As the war went on, the horde got bigger, sort of like a Necromancer's horde in Heroes of Might & Magic. As the Wikipedia article on the 8th Air Force points out: "On 7 April, Eighth Air Force dispatched thirty-two B-17 and B-24 groups and fourteen Mustang groups (the sheer numbers of attacking Allied aircraft were so large in 1945 that they were now counted by the group) to targets in the small area of Germany still controlled by the Nazis..."

Stalin reputedly said: "quantity has a quality all its own."

And nothing the Germans could do, no matter how heroic or insane (and the German operations were often richly imbued with both characteristics), could stop them. From the Wikipedia article:

"The next day [March 3, 1945], the largest formation of German jets ever seen made attacks on Eighth Air Force bomber formations over Dresden and the oil targets at Essen, shooting down a total of three bombers."

7) Some planes are strongly identified with the victory phase of the war (the P-51, the Hellcat), and others are strongly identified with the ugly early years (the Devastator torpedo bomber, the Brewster Buffalo). The B-17 was in service through the entire conflict, and as such participated both in unequivocal victories, and horrific defeats.

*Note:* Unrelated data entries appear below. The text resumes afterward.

# wangchou/whisper.coreml

Measured on AMD Instinct MI355X. Metric: xRT (audio-s/s) large-v3 beam=5 @1/2/4/8 GPU; p50 per-token decode ms, higher is better.
Workload: dtype fp16; 1 GPU; large-v3 beam=5 transcribe() of one 600 s file, 30 s clip grid, condition_on_previous_text=False, temperature=0; model=large-v3, global_batch=20, seq_len=448

## Files before the change

__graft_entry__.py:

```python
import os
import subprocess
import sys

REPO = os.path.dirname(os.path.abspath(__file__))
PKG = os.path.join(REPO, "whisper.coreml_amd")


def _paths():
    for p in (PKG, REPO):
        if p not in sys.path:
            sys.path.insert(0, p)


def build() -> None:
    env = dict(os.environ)
    env.setdefault("PYTORCH_ROCM_ARCH", "gfx950")
    jobs = str(min(8, os.cpu_count() or 4))
    subprocess.run(["make", "-C", PKG, "-j" + jobs, "ARCH=gfx950"], check=True, env=env)
    _paths()
    import whisper
    from whisper import backend_hip
    backend_hip.load_library()


def smoke() -> None:
    _paths()
    import numpy as np
    import torch

    import whisper
    from whisper import synthetic as S
    from whisper.decoding import DecodingOptions, decode
    from oracle import ref_whisper as R

    dims = S.MODEL_DIMS["micro"]
    sd = S.synthetic_state_dict(dims, 0)
    model = whisper.Whisper(whisper.ModelDimensions(**dims), "micro", device=0, dtype="fp32",
                            max_windows=1, max_group=1)
    model.load_state_dict(sd)
    audio = S.synthetic_audio(30.0, seed=3)

    mel = whisper.log_mel_spectrogram(audio, dims["n_mels"], padding=whisper.audio.N_SAMPLES)
    mel = whisper.pad_or_trim(mel[:, :3000], 3000)
    ref_mel = R.pad_or_trim(R.log_mel_spectrogram(audio, dims["n_mels"], padding=R.N_SAMPLES)[:, :3000]).numpy()
    err = float(np.abs(mel - ref_mel).max())
    assert err < 2e-3, f"log-mel max abs err {err}"

    om = R.OracleWhisper(dims, sd)
    xa_ref = om.encode(torch.from_numpy(mel)).numpy()
    model.ctx.mel_write(mel)
    model.ctx.encode([0], [3000])
    xa = model.ctx.audio_features(0)
    err = float(np.abs(xa - xa_ref.reshape(xa.shape)).max())
    assert err < 2e-3, f"audio features max abs err {err}"

    st = R.SpecialTokens.for_model(dims)
    om.set_audio(torch.from_numpy(xa_ref))
    ref_logits, _, _ = om.decoder_forward(torch.tensor([list(st.sot_sequence)]), 0, None)
    logits, _ = model.ctx.prefill_logits(0, list(st.sot_sequence))
    err = float(np.abs(logits[-1] - ref_logits[0, -1].numpy()).max())
    assert err < 2e-3, f"first-pass logits max abs err {err}"

    opts = DecodingOptions(language="en", sample_len=24, without_timestamps=True)
    res = decode(model, mel, opts)
    ref = R.decode(om, torch.from_numpy(mel), R.Options(sample_len=24, without_timestamps=True), st,
                   xa=torch.from_numpy(xa_ref))
    assert list(res.tokens) == list(ref.tokens), (res.tokens, ref.tokens)
    model.close()
    print(f"smoke ok: {len(res.tokens)} tokens match the oracle")


if __name__ == "__main__":
    build()
    if len(sys.argv) > 1 and sys.argv[1] == "smoke":
        smoke()
```

whisper.coreml_amd/csrc/wh_gemm.h:

```cpp
#pragma once
#include "wh_common.h"

namespace wh {

enum Epi {
  EPI_STORE = 0,
  EPI_STORE_GELU = 1,
  EPI_RESID = 2,
  EPI_GELU_POS = 3,
  EPI_HEADSPLIT = 4,
  EPI_QKV_DEC = 5,
  EPI_F32_COLS = 6,
  EPI_PARTIAL = 7,
  EPI_QKV_ENC = 8,
};

struct GemmArgs {
  const void* X = nullptr;
  const void* W = nullptr;
  const float* bias = nullptr;
  int M = 0, N = 0, K = 0;
  int ldx = 0;
  int x_group_rows = 1 << 30;
  int64_t x_group_stride = 0;
  void* out = nullptr;
  float* out_f32 = nullptr;
  int ldo = 0;
  int64_t out_group_stride = 0;
  int out_row_off = 0;
  const float* pos = nullptr;
  int hs_state = 0, hs_heads = 0, hs_T = 0, hs_nslots = 0, hs_slot0 = 0;
  const int* row_win = nullptr;
  const int* row_slot = nullptr;
  const int* row_pos = nullptr;
  void* kc = nullptr;
  void* vc = nullptr;
  int kv_beams = 0, kv_ctx = 0;
  const int* x_rows = nullptr;
  int ksplit = 1;
  int mt_block = 0;
  int row_groups = 1;
  const float* xf32 = nullptr;
  const float* ln_g = nullptr;
  const float* ln_b = nullptr;
  float ln_eps = 1e-5f;
  float* p1_slab = nullptr;
  int* p1_cnt = nullptr;
  int p1_slabs = 0;
  int p1_defer = 0;
  const float* res_slab = nullptr;
  const float* res_bias = nullptr;
  float* x_out = nullptr;
  int slab_half = 0;
};
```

8) From the German perspective, the B-17 can be seen as a severe ideological challenge. The Germans spent an inordinate amount of time trying to look scary ("have you looked at our caps recently? ...they have skulls on them..."). They put a siren on the Stuka to scare the people it didn't kill.

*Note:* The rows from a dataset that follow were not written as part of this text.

# arancormonk/dsd-neo

Measured on AMD Instinct MI355X. Metric: I/Q Msamples/s end-to-end (demod->FEC->MBE) per GPU; % HBM roofline, higher is better.
Workload: dtype f32

## Files before the change

### dsd-neo_amd/csrc/ddn_rx.hip

```cpp

#include <hip/hip_runtime.h>
#include <cstdio>
#include <cstdlib>
#include <mutex>
#include <stdint.h>

#include "ddn_device.h"
#include "ddn_p25h_dev.h"
#include "ddn_slicer_dev.h"
#include "ddn_tables_p25.h"

using ddn_sl::two_max_insert;
using ddn_sl::two_min_insert;

#define DDN_RXW_RAW (1 << 30)
namespace {
constexpr int TS = 64;
constexpr int SS = 128;
constexpr int MS = 1024;
constexpr int NT = DDN_P25_FILTER_TAPS;
constexpr int QCAP = 10;
constexpr uint32_t kSyncBits = 0xFB30A0u;

__constant__ uint32_t c_taps[NT];
// ... 573 lines not shown
v_max2(float a, float b) {
    float r;
    asm("v_max_f32 %0, %1, %2" : "=v"(r) : "v"(a), "v"(b));
    return r;
}
__device__ __forceinline__ float
v_min3(float a, float b, float c) {
    float r;
    asm("v_min3_f32 %0, %1, %2, %3" : "=v"(r) : "v"(a), "v"(b), "v"(c));
    return r;
}
__device__ __forceinline__ float
v_max3(float a, float b, float c) {
    float r;
    asm("v_max3_f32 %0, %1, %2, %3" : "=v"(r) : "v"(a), "v"(b), "v"(c));
    return r;
}
__device__ __forceinline__ float
v_med3(float a, float b, float c) {
    float r;
    asm("v_med3_f32 %0, %1, %2, %3" : "=v"(r) : "v"(a), "v"(b), "v"(c));
    return r;
}
__device__ __forceinline__ void
helper_idle(float& spin, bool sleep_instead, int sleep_arg) {
    if (sleep_instead) {
        if (sleep_arg >= 4) {
            __builtin_amdgcn_s_sleep(4);
        } else {
            __builtin_amdgcn_s_sleep(1);
        }
        return;
    }
#pragma unroll
    for (int k = 0; k < 12; k++) {
        asm volatile("v_max_f32 %0, %0, %0" : "+v"(spin));
    }
}
__device__ __forceinline__ float
div5_exact(float x) {
    const float y = 0.2f;
    const float q = x * y;
    const float r = __builtin_fmaf(-5.0f, q, x);
    return __builtin_fmaf(r, y, q);
}


#ifndef DDN_RX_CYCLES
#define DDN_RX_CYCLES 0
#endif

template <int CPW, bool SMALL = false>
struct LdsW {
    static constexpr int TW = CPW <= 8 ? 128 : 64, RTW = 3 * TW;
    static constexpr int WMW = TW == 128 ? (SMALL ? 40 : 64) : (SMALL ? 24 : 32);
    static constexpr int QTW = TW == 128 ? 40 : 20;
    float sb[SS][CPW];
    float lb[24][CPW];
    float sh[24][CPW];
    float raw[CPW][RTW + TW + 13];
    float flt[CPW][RTW + TW + 13];
    alignas(16) float q[2][QTW][CPW][4];
    int qn[2][4];
    int qo[2][CPW];
    alignas(16) float sfx[2][WMW][CPW][4];
    int sidx0[2][CPW];
};

template <int CPW>
struct LdsH {
    float hh[ddn_p25h::HN][CPW][3];
    int req_seq[CPW], req_kind[CPW], req_hw[CPW], req_n[CPW], req_o[CPW], req_neg[CPW], req_nc[CPW];
    int rsp_seq[CPW], rsp_ext[CPW], rsp_more[CPW];
#if DDN_RX_CYCLES
    int req_t[CPW], rsp_t[CPW], rsp_pick[CPW];
#endif
    int tile_done[4];
    int hwid[8];
    int ready[4];
    int fready[4];
    int staged[4];
    float hh_dummy[CPW][4];
    ddn_p25h::Scratch sc;
};
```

(B-17 G Boeing Field, June 2008.)

Very nice, but the B-17 wasn't designed to look scary, it was designed to work. It was really good at carrying a bunch of bombs to an oil refinery and dropping them on it. This was sort of a kneecapping for the "my vision is reality" delusions of the Nazi leadership.

(As I wrote that last sentence I thought of "shock and awe" and "the reality-based community". Hmmm.)

The B-17 made bullshit walk. It was radically materialistic and annihilated ideology. It was a big, shiny, loud, clumsy, deadly fact. And the Germans had no answer for it.

Kudos for the phrase "annihilated ideology." This is the nut of the American form of anti-fascism.

This picture of scrapped B-17s awaiting salvage also seems relevant.

My Dad, stationed as a meterologist in Frankfurt in early 1946, remembered seeing the B-17s lined up like this, for sale at $100 each. People bought them and drained the remaining gas to supply the gray market.

Good luck with this project. It is awesome.